WHAT YOU WILL DO
Please set down word for word every line from the one holding "33 lines not shown" to the end of the data below, both included.
□ □ □ □ □ □ □
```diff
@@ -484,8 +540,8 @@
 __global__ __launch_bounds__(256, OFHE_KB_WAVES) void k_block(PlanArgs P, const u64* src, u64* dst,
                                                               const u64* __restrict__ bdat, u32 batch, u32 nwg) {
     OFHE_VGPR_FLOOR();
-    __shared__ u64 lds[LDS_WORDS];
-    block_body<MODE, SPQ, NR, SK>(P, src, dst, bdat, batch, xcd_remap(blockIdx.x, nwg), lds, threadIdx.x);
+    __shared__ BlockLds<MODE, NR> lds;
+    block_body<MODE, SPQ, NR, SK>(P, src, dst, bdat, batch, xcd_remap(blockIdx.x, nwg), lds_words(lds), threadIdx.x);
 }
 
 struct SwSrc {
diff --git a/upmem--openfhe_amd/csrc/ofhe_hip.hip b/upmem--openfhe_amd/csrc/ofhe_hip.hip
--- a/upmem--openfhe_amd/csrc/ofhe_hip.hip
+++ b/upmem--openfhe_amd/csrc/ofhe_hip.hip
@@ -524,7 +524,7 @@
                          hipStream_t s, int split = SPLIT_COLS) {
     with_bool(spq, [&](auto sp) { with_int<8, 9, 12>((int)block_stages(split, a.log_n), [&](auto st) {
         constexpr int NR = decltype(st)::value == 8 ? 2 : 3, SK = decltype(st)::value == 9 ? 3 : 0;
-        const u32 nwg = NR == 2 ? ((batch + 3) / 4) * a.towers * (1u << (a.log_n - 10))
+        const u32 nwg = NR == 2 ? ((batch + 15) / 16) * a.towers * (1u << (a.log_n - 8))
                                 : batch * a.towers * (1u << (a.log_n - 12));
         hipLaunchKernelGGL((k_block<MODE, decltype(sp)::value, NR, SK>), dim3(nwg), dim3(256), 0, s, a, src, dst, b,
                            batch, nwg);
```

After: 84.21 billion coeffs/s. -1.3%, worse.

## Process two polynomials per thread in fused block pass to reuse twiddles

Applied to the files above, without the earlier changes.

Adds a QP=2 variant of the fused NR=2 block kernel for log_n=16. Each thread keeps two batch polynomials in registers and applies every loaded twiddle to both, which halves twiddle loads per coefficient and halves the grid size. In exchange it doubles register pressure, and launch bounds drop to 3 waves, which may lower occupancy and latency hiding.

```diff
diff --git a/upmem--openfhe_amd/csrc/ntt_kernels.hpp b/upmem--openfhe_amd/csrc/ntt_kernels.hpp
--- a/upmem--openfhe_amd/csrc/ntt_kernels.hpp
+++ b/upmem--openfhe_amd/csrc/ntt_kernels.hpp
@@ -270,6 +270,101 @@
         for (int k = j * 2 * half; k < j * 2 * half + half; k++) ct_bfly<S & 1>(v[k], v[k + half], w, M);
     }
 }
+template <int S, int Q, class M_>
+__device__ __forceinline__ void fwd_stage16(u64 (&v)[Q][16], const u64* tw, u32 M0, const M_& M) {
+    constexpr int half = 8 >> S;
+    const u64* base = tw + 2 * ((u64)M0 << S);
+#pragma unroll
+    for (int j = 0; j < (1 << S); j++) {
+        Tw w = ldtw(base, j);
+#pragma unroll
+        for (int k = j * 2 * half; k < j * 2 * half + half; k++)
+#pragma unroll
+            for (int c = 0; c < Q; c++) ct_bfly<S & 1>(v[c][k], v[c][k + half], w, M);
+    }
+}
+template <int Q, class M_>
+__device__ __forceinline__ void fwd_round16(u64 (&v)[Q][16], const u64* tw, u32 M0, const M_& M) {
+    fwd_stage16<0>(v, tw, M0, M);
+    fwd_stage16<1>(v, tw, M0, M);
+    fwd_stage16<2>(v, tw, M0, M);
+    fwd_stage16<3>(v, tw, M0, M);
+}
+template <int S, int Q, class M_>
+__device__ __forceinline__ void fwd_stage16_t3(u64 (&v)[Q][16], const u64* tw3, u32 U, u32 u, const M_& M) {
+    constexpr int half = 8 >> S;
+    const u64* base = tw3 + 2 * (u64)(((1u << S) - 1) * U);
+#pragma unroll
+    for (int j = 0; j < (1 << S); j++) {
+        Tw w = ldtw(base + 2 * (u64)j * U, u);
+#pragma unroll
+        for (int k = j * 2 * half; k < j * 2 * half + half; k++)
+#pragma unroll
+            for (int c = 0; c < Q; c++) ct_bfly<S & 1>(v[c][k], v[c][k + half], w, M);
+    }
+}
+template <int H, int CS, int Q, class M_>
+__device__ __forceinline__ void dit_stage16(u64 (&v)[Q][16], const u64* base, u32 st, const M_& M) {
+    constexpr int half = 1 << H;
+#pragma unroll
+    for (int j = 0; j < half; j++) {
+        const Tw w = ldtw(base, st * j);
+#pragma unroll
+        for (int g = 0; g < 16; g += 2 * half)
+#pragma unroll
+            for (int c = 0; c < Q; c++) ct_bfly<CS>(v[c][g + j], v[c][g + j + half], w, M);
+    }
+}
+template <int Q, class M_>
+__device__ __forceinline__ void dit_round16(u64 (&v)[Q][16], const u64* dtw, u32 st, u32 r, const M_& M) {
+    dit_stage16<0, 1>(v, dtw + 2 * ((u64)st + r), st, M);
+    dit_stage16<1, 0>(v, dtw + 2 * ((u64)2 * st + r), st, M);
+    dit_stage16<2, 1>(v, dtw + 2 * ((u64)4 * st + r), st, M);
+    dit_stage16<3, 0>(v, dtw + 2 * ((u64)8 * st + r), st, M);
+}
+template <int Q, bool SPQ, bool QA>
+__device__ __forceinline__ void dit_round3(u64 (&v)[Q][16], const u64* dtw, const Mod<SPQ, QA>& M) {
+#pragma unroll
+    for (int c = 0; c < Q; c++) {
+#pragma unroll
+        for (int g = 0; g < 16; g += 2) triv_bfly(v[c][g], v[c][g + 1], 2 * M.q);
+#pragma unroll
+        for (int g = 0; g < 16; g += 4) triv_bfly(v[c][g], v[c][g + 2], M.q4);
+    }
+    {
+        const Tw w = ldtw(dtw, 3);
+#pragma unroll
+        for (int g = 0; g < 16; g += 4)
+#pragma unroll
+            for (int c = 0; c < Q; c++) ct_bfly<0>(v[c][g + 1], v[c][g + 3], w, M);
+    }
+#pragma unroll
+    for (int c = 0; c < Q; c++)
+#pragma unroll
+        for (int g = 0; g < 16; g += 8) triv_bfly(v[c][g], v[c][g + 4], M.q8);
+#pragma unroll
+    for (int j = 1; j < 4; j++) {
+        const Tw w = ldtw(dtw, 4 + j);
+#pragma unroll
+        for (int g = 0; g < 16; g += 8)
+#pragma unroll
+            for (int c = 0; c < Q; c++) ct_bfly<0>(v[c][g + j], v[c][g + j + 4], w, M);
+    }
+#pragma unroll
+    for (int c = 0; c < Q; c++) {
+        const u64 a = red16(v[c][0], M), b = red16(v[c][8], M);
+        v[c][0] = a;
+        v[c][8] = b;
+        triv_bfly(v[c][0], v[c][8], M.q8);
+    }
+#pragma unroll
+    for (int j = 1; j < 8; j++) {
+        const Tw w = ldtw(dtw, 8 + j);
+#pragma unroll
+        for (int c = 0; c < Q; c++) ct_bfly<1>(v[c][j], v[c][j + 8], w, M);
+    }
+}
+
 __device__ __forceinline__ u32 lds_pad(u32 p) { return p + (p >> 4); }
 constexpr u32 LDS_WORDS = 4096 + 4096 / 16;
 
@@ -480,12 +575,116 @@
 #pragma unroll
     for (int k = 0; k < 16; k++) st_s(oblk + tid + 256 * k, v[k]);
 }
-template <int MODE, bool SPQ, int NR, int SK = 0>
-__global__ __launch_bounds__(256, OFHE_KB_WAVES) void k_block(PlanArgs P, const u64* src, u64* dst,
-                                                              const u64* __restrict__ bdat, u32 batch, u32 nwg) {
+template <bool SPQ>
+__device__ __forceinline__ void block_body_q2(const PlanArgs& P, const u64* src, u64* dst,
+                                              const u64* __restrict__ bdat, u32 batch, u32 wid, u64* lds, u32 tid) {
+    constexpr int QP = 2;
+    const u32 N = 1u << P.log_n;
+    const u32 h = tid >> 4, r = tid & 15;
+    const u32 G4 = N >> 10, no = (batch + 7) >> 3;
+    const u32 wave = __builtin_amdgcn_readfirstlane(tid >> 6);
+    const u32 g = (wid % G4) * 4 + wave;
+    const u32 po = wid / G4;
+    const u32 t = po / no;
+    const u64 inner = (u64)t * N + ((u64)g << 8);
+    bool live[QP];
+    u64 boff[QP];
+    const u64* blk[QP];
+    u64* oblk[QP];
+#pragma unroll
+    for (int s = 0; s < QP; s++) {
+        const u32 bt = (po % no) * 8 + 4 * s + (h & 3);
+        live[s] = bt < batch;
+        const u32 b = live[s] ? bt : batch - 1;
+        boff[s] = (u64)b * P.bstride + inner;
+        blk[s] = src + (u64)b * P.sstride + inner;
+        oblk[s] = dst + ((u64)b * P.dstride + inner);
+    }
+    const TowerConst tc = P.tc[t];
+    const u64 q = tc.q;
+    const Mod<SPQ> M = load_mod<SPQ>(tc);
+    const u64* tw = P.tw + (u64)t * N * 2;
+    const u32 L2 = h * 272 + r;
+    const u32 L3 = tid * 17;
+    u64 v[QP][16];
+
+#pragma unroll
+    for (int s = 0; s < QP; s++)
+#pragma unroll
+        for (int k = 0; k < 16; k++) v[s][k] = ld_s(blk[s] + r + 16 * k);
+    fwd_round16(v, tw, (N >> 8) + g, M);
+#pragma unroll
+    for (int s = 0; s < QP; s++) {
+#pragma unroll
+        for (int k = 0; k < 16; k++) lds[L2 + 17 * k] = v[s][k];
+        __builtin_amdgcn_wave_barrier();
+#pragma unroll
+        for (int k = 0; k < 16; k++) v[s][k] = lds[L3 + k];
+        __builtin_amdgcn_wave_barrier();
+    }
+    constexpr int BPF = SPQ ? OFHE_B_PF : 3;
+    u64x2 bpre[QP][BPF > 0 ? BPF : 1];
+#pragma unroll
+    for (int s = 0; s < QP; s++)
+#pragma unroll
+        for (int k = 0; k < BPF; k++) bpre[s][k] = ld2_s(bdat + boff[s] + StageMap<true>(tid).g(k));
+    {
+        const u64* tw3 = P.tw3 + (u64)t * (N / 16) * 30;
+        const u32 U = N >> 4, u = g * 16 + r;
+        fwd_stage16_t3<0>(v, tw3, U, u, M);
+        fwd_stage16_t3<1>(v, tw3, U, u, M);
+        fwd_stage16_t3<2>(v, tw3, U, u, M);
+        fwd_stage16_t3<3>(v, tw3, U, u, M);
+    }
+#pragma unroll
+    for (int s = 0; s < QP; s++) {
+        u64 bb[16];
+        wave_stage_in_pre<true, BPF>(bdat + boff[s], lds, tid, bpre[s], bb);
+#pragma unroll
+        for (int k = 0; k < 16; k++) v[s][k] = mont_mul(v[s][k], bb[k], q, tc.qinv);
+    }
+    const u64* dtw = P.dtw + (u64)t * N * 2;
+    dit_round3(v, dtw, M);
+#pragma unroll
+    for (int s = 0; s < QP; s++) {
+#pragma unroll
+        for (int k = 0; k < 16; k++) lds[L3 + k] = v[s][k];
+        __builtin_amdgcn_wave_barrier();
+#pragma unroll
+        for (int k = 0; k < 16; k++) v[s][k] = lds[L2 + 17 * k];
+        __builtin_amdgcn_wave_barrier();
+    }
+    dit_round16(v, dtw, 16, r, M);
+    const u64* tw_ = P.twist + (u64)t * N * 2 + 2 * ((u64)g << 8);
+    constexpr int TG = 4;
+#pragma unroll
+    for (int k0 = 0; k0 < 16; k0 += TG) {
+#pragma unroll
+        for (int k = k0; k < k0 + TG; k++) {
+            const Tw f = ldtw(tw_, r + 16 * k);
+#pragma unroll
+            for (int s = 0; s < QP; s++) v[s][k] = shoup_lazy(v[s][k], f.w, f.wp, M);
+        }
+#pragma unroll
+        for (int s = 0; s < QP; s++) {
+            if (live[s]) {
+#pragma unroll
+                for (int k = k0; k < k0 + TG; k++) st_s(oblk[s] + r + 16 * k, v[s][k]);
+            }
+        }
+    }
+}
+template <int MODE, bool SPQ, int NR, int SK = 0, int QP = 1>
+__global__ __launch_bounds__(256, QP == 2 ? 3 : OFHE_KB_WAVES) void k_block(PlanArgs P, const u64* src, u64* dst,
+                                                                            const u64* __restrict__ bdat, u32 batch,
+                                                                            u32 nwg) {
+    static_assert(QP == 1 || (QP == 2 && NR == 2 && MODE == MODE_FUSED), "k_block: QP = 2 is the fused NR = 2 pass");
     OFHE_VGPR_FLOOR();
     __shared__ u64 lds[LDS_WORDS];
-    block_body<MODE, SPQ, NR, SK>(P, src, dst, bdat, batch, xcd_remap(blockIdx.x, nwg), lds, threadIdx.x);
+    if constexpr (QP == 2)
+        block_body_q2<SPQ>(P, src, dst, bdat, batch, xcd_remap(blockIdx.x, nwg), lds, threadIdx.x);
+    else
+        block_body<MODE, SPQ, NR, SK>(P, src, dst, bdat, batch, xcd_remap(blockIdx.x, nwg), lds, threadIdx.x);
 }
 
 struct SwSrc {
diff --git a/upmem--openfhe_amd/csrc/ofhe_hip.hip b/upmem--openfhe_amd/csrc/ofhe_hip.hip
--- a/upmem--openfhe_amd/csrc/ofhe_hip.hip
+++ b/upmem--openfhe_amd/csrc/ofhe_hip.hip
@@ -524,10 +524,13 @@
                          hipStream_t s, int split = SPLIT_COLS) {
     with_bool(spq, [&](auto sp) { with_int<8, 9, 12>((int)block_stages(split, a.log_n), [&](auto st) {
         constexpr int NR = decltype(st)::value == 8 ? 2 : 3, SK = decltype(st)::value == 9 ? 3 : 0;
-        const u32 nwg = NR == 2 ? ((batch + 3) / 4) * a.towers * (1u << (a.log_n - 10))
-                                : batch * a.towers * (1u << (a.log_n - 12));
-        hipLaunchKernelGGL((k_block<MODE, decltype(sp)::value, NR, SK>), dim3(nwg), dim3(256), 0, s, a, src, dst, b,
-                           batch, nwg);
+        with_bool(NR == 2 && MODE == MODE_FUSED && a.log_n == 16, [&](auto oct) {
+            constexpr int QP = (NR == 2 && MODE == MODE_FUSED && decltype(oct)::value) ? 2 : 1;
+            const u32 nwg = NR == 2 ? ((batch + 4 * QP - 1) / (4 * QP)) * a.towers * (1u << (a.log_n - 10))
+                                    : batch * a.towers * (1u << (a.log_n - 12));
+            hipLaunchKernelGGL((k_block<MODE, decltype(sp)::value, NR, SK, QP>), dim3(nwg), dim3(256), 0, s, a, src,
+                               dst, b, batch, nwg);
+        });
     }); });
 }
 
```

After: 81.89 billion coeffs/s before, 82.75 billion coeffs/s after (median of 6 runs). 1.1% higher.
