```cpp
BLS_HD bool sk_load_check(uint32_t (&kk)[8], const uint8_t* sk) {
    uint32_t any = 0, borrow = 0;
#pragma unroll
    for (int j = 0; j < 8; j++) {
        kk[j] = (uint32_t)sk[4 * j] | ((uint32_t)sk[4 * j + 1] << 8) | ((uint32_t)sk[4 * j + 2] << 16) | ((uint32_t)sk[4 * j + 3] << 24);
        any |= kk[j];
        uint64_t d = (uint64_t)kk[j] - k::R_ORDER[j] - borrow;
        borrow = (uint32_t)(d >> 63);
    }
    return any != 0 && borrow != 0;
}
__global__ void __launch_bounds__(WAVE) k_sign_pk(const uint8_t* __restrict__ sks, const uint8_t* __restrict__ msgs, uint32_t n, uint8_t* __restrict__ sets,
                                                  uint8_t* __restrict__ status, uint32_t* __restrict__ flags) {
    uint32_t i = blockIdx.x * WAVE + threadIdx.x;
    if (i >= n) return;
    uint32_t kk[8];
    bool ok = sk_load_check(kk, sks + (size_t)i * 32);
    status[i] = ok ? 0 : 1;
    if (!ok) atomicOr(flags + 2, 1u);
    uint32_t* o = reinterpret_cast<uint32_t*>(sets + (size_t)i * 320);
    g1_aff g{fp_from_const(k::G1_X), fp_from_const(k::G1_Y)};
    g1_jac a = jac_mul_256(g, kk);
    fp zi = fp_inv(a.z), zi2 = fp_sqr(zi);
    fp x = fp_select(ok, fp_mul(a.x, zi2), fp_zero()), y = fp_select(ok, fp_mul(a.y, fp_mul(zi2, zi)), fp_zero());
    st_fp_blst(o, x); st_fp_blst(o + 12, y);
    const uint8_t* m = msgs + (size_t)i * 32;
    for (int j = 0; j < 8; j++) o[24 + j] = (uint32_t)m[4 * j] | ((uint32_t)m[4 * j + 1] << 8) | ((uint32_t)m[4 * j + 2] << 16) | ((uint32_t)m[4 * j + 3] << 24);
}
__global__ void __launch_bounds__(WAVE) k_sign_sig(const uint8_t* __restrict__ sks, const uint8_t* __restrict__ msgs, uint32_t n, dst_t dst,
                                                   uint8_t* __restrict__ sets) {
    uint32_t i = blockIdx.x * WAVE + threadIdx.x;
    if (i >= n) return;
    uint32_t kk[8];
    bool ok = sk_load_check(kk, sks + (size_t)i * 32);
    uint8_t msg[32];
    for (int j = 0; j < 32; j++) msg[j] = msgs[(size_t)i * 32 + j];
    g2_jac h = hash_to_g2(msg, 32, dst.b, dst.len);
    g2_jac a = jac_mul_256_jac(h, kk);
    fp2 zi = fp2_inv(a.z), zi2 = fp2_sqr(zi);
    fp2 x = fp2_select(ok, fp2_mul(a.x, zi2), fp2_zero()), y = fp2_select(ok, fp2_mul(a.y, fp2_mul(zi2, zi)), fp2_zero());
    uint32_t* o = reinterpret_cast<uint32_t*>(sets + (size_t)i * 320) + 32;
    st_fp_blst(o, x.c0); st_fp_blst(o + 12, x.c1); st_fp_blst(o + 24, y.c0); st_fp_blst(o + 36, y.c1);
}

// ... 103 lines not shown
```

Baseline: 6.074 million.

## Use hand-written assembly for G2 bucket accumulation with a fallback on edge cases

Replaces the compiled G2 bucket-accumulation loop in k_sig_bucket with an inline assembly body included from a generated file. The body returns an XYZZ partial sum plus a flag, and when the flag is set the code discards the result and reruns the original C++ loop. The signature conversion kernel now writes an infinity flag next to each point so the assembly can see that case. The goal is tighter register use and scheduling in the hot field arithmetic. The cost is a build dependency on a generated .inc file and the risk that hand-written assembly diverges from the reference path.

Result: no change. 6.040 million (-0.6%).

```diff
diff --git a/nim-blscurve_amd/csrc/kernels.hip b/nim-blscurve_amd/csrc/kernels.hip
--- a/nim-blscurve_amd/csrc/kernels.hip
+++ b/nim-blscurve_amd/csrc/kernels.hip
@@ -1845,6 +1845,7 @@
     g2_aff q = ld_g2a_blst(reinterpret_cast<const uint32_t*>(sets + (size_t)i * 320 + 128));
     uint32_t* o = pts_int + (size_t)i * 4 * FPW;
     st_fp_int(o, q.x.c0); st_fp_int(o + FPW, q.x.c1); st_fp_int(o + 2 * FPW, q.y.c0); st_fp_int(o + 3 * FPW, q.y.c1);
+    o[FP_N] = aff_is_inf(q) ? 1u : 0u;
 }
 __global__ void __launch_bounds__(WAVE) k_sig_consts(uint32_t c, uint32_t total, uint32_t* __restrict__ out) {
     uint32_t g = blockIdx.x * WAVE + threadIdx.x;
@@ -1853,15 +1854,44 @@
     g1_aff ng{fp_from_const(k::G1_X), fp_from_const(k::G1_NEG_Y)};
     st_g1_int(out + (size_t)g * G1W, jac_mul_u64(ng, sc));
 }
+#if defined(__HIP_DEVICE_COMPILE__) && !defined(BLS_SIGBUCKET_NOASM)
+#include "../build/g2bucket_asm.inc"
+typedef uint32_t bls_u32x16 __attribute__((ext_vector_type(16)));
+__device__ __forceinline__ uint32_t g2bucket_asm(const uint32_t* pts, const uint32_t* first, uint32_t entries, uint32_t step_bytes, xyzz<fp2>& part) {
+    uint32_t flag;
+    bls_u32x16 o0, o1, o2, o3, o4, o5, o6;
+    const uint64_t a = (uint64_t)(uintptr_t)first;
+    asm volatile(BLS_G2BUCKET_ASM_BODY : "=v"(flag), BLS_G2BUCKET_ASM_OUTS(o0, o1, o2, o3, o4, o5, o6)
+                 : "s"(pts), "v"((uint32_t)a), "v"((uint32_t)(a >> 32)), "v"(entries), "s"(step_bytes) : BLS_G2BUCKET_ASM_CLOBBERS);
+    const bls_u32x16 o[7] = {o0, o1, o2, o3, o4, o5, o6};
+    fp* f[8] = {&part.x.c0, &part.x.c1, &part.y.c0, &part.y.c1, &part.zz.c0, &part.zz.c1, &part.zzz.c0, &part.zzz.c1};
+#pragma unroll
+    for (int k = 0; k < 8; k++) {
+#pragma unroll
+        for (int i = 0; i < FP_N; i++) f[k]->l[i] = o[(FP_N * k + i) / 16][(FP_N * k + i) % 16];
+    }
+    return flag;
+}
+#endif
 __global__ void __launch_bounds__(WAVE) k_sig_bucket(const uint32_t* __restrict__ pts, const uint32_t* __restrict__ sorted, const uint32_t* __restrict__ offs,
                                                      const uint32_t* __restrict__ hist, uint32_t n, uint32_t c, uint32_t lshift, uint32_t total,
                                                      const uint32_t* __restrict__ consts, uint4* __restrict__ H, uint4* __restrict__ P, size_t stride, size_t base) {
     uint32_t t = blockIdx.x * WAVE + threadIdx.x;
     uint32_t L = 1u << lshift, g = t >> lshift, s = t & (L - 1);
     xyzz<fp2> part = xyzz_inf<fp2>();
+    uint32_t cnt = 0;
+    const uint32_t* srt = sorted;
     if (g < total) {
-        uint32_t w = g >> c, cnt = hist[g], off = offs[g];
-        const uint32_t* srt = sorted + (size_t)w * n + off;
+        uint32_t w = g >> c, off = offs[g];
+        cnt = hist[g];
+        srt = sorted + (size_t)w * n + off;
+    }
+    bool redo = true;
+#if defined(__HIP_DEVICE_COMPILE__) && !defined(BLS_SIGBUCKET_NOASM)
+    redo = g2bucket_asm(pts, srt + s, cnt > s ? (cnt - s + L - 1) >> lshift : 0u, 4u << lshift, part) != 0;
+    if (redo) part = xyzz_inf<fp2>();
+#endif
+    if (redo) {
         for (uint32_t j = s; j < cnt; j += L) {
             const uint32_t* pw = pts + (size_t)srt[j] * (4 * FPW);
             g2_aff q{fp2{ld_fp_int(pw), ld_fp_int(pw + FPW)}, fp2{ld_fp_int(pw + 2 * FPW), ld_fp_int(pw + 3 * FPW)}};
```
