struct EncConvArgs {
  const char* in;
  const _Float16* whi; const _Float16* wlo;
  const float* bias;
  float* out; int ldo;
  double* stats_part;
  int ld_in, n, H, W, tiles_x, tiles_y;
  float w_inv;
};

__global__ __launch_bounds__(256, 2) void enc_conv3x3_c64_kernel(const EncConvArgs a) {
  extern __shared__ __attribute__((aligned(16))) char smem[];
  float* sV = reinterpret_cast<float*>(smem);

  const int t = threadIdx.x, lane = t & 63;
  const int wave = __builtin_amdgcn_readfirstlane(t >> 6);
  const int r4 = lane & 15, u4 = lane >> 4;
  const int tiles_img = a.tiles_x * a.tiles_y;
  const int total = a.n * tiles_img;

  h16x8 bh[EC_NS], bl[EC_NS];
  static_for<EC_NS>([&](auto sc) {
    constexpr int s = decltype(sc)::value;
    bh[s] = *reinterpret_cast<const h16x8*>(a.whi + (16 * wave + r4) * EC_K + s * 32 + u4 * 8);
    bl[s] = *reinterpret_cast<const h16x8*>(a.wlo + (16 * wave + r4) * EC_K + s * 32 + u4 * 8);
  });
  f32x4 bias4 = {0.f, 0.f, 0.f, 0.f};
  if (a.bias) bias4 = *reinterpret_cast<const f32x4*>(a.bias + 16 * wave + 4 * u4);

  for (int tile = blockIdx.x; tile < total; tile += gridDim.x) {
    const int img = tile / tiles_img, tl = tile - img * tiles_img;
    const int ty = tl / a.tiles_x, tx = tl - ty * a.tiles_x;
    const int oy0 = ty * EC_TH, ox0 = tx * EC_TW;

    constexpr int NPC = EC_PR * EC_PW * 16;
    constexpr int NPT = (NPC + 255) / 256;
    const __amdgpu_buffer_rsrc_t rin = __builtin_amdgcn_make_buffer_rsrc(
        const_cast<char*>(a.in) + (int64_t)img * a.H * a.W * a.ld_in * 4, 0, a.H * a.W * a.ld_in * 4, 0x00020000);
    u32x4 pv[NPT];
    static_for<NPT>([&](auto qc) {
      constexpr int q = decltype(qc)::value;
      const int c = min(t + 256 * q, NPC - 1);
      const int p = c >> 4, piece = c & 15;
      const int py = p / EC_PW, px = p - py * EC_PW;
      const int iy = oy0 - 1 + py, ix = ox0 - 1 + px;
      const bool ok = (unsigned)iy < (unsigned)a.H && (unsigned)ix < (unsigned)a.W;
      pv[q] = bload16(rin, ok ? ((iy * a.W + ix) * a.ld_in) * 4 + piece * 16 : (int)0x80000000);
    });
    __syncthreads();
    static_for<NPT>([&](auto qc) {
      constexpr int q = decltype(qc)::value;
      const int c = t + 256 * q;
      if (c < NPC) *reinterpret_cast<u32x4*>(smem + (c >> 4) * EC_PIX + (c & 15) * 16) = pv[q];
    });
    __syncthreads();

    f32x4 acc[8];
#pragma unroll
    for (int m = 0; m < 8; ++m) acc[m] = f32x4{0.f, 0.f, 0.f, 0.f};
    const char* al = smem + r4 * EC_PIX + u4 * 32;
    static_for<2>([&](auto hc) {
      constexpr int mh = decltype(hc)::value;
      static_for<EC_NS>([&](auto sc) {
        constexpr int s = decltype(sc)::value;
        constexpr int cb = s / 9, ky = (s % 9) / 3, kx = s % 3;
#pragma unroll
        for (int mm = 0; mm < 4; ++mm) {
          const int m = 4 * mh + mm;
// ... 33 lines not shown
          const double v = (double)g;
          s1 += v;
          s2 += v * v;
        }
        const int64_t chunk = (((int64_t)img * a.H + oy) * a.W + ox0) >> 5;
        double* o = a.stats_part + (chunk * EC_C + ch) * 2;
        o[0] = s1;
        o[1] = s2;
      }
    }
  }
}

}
□ □ □ □ □ □ □
SOLUTION FOR THIS EXERCISE
// ... 33 lines not shown
          const double v = (double)g;
          s1 += v;
          s2 += v * v;
        }
        const int64_t chunk = (((int64_t)img * a.H + oy) * a.W + ox0) >> 5;
        double* o = a.stats_part + (chunk * EC_C + ch) * 2;
        o[0] = s1;
        o[1] = s2;
      }
    }
  }
}

}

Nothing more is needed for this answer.